While phone manufacturers across the globe have had a hard time in an extremely competitive market that is clearly plateauing, others, such as Chinese OEMs have managed to make a substantial cut from their business. Case in point is Xiaomi’s $2 billion in gross profits, which also opened its base in Kenya towards the end of 2018. Huawei, the world’s largest telecoms equipment manufacturer has reported appreciable revenue growth amidst a series of setbacks such as having its operations axed from the Western markets and their allies for political and trust cases that the Chinese corporation continues to deny.
That being said, Huawei has made official its financial report from 2018 and it is impressive. The corporation’s smartphone sale revenues grew by 25.1 percent and 19.5 percent in overall revenues from what it recorded in 2017 , with sales revenues of up to $107.13 billion, which is the first time the manufacturer has cruised past the $100 billion mark.

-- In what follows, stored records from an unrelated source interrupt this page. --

# fims9000/SYNT_ISIC

Hardware: AMD Instinct MI355X
Metric: images/sec at 3x64x64 T=1000 (DDPM reverse-diffusion sampling) (higher is better)
Workload: dtype f32

## Files before the change

synt_isic_amd/csrc/common.h:

```cpp
#pragma once

#include <hip/hip_runtime.h>

#include <atomic>
#include <cstdarg>
#include <cstdint>
#include <cstdio>
#include <string>
#include <map>
#include <mutex>
#include <vector>

#include "../../include/sisic.h"

namespace sisic {

void set_error(const char* fmt, ...);

#define SISIC_HIP(call)                                                                   \
    do {                                                                                  \
        hipError_t _e = (call);                                                           \
        if (_e != hipSuccess) {                                                           \
            ::sisic::set_error("%s failed: %s (%s:%d)", #call, hipGetErrorString(_e),     \
                               __FILE__, __LINE__);                                       \
            return SISIC_EHIP;                                                            \
        }                                                                                 \
    } while (0)

#define SISIC_REQUIRE(cond, ...)                 \
    do {                                         \
        if (!(cond)) {                           \
            ::sisic::set_error(__VA_ARGS__);     \
            return SISIC_EINVAL;                 \
        }                                        \
    } while (0)

#define SISIC_TRY(expr)             \
    do {                            \
        int _rc = (expr);           \
        if (_rc != SISIC_OK) return _rc; \
    } while (0)

enum ProfileKind { PK_CONV3 = 0, PK_CONV1 = 1, PK_GN = 2, PK_ATTN = 3, PK_DDPM = 4, PK_OTHER = 5, PK_WINO_MAIN = 6, PK_WINO_BF3 = 7, PK_COUNT = 8 };

struct ProfileSlot {
    double ms = 0, bytes = 0, flops = 0, flops_exec = 0;
    int64_t launches = 0;
};

struct PendingEvent {
    hipEvent_t start, stop;
    int kind;
    int kind2;
};

}

struct sisic_ctx {
    int device = 0;
    int num_cus = 0;
    bool profiling = false;
    sisic::ProfileSlot prof[sisic::PK_COUNT];
    std::vector<sisic::PendingEvent> pending;
    std::vector<hipEvent_t> event_pool;
    struct SplitK { float* p = nullptr; size_t floats = 0; };
    std::map<hipStream_t, SplitK> splitk;
    std::mutex splitk_mutex;
    std::atomic<uint64_t> scratch_generation{0};
};

namespace sisic {

struct ProfileScope {
    sisic_ctx* ctx;
    hipStream_t stream;
    PendingEvent ev{};
    bool active = false;
    ProfileScope(sisic_ctx* c, hipStream_t s, int kind, double bytes, double flops, double flops_exec = -1.0, int kind2 = -1);
    ~ProfileScope();
};

int profile_collect(sisic_ctx* ctx);

inline int ensure_dynamic_lds(sisic_ctx* ctx, const void* kern, int bytes, std::atomic<uint64_t>& done) {
    const uint64_t bit = uint64_t(1) << (ctx->device & 63);
    if (done.load(std::memory_order_acquire) & bit) return SISIC_OK;
    SISIC_HIP(hipFuncSetAttribute(kern, hipFuncAttributeMaxDynamicSharedMemorySize, bytes));
    done.fetch_or(bit, std::memory_order_release);
    return SISIC_OK;
}

inline int cdiv(int a, int b) { return (a + b - 1) / b; }
inline int wino_latency_ksplit(int Cout, int Cin, int Hout, int Wout) {
    const int co_t = Cout > 64 ? 128 : 64;
    const int per_image = cdiv(Hout, 8) * cdiv(Wout, 16) * cdiv(Cout, co_t);
    const int nchunks = cdiv(Cin, 8);
    int k = 1;
    while (per_image * k < 256 && k < 8 && nchunks % (2 * k) == 0) k *= 2;
    return k;
}
inline int wino_latency_segments(int Hout, int Wout) { return cdiv(Hout * Wout, 1024); }
inline int64_t cdiv64(int64_t a, int64_t b) { return (a + b - 1) / b; }
inline int round_up(int a, int b) { return cdiv(a, b) * b; }

constexpr int CONV_CO_TILE = 64;
inline int conv_ci_chunk(int ksize) { return ksize == 1 ? 32 : (ksize == 3 ? 16 : 4); }
inline int conv_cin_pad(int cin, int ksize) { return round_up(cin, conv_ci_chunk(ksize)); }
inline int conv_cout_pad(int cout) { return round_up(cout, CONV_CO_TILE); }
inline int64_t conv_packed_floats(int cout, int cin, int ksize) {
    const int64_t first = (int64_t)conv_cin_pad(cin, ksize) * ksize * ksize * conv_cout_pad(cout);
    return ksize == 1 ? 3 * first + first / 2 : first;
}

int launch_conv2d(sisic_ctx*, const sisic_conv_args& a, hipStream_t s);
int launch_conv_smallcout(sisic_ctx*, const sisic_conv_args& a, hipStream_t s);
int launch_score_head_bwd(sisic_ctx*, const float* logits, const float* fc_w, const float* act, float* g, int B, int C,
                          int HW, int n_classes, int target, hipStream_t s);
int launch_relu_bwd(sisic_ctx*, const float* dy, const float* y, float* out, int64_t n, hipStream_t s);
int launch_scatter_add_even(sisic_ctx*, float* dst, const float* src, int planes, int H, int W, hipStream_t s);
int launch_maxpool_bwd(sisic_ctx*, const float* dm, const float* xin, float* dx, int planes, int H, int W, hipStream_t s);
int launch_stem_bwd(sisic_ctx*, const float* g, const float* w_oihw, float* dp, int B, int CO, int OH, int OW, int H, int W,
                    hipStream_t s);
int launch_preprocess_bwd(sisic_ctx*, const float* dp, const float* x, float* dx, int B, int H, int W, int OH, int OW,
                          hipStream_t s);
int launch_add_relu(sisic_ctx*, const float* y, const float* identity, float* out, int64_t n, hipStream_t s);
int launch_gradcam(sisic_ctx*, const float* y, const float* outp, const float* fc_w, const float* bias, float* cam, int B, int C,
                   int h, int w, int S, int target, hipStream_t s);
int conv_stats_slots(const sisic_conv_args& a);
bool conv_finalizes(const sisic_conv_args& a);
bool conv_pointwise_applicable(const sisic_conv_args& a);
int conv_pointwise_stats_slots(const sisic_conv_args& a);
int launch_conv_pointwise(sisic_ctx*, const sisic_conv_args& a, hipStream_t s);
bool conv_pointwise_bf3_applicable(const sisic_conv_args& a);
int launch_conv_pointwise_bf3(sisic_ctx*, const sisic_conv_args& a, hipStream_t s);
int launch_gn_finalize(sisic_ctx*, const float* st0, int c0, int slots0, const float* st1, int c1, int slots1, int B,
                       int HW, int groups, float eps, const float* gamma, const float* beta, float* scale, float* shift,
                       hipStream_t s, float* mean_rstd = nullptr);
int launch_conv_winograd(sisic_ctx*, const sisic_conv_args& a, const float* u_packed, int cfg, hipStream_t s);
int launch_winograd_pack(sisic_ctx*, const float* w, int Cout, int Cin, float* packed, hipStream_t s);
int64_t winograd_packed_numel(int Cout, int Cin);
inline int64_t winograd_first_floats(int Cout, int Cin) { return (int64_t)round_up(Cin, 16) * 16 * conv_cout_pad(Cout); }
int launch_conv_pack(sisic_ctx*, const float* w, int Cout, int Cin, int k, float* packed, hipStream_t s);
int launch_gn_stats(sisic_ctx*, const float* in0, int c0, const float* in1, int c1, int B, int HW, int groups,
                    float eps, const float* gamma, const float* beta, float* scale, float* shift, hipStream_t s,
                    float* mean_rstd = nullptr);
int launch_attention(sisic_ctx*, const float* qkv, float* out, int B, int C, int N, int head_dim, hipStream_t s);
int launch_ddpm_step(sisic_ctx*, const float* eps, const float* x, const float* z, float* out, int64_t n,
                     float sb, float sa, float c0, float c1, float sigma, float clip, hipStream_t s);
size_t loop_state_bytes();
int launch_loop_select_row(sisic_ctx*, const float* table, int R, const void* state, float* out, hipStream_t s);
int launch_loop_advance(sisic_ctx*, void* state, hipStream_t s);
int launch_ddpm_step_indexed(sisic_ctx*, const float* eps, float* x, int64_t n, const void* state, const float* coef,
                             const int* zrow, float clip, hipStream_t s);
int launch_ddpm_step_rng(sisic_ctx*, const float* eps, const float* x, float* out, int64_t n, int64_t n_per_image,
                         const uint64_t* seeds_dev, uint32_t step, float sb, float sa, float c0, float c1, float sigma,
                         float clip, hipStream_t s);
int launch_ddpm_step_indexed_rng(sisic_ctx*, const float* eps, float* x, int64_t n, int64_t n_per_image, const void* state,
                                 const float* coef, const uint64_t* seeds_dev, float clip, hipStream_t s);
int launch_noise_fill(sisic_ctx*, void* out, int B, int64_t n_per_image, const uint64_t* seeds_host, uint32_t step,
                      uint32_t tag, bool bits, hipStream_t s);
int launch_denorm_u8(sisic_ctx*, const float* x, uint8_t* out, int B, int C, int H, int W, hipStream_t s, int form = 0);
int launch_temb_mlp(sisic_ctx*, const float* t_vals, int B, const float* freqs, int n_freqs, const float* w1t,
                    const float* b1, const float* w2t, const float* b2, int hidden, float* temb_act, hipStream_t s,
                    float* save_emb = nullptr, float* save_h1 = nullptr, float* save_t2 = nullptr);
int launch_linear_t(sisic_ctx*, const float* x, int B, int K, const float* wt, const float* bias, int R,
                    float* out, hipStream_t s);
int launch_transpose2d(sisic_ctx*, const float* in, int rows, int cols, float* out, int out_ld, int out_col0,
                       hipStream_t s);
int launch_preprocess(sisic_ctx*, const float* x, float* out, int B, int H, int W, int OH, int OW, hipStream_t s);
int launch_maxpool(sisic_ctx*, const float* x, float* out, int B, int C, int H, int W, hipStream_t s);
int launch_avgpool_fc(sisic_ctx*, const float* x, const float* w, const float* bias, float* out, int B, int C, int HW,
                      int n_out, hipStream_t s);
int launch_class_scores(sisic_ctx*, const float* logits, int B, int n, int target, float* prob, float* logscore,
                        hipStream_t s);
int launch_mask_patches(sisic_ctx*, const float* image, const uint8_t* masks, float* out, int S, int C, int H, int W,
                        int patch, hipStream_t s);

}
```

At the same time, the profit improvements from the preceding year are equally great. Specifically, Huawei is reporting a 28 percent jump in net profit at $8.8 billion in 2018 against a 0.4 percent rise in 2017 from 2016. To this end, it is apparent that 2018 was a terrific year for the Chinese corporation, which, coincidentally, does not sell its devices in one of the world’s most lucrative market for high-end devices – the U.S. for reasons mentioned above.
The company’s Mate 20 series of phones from last year have been doing very well especially in the camera department as the manufacturer looks forward to taking the crown in mobile photography. The other day, it released its star for 2019, the P30 series that are packed to the brim with a couple of world’s firsts trends in mobile optics. The P30 could make its way to Kenya in coming days to augment of the offerings of the Mate 20 and Mate 20 Pro that started selling in local stores sometime in January, 2019.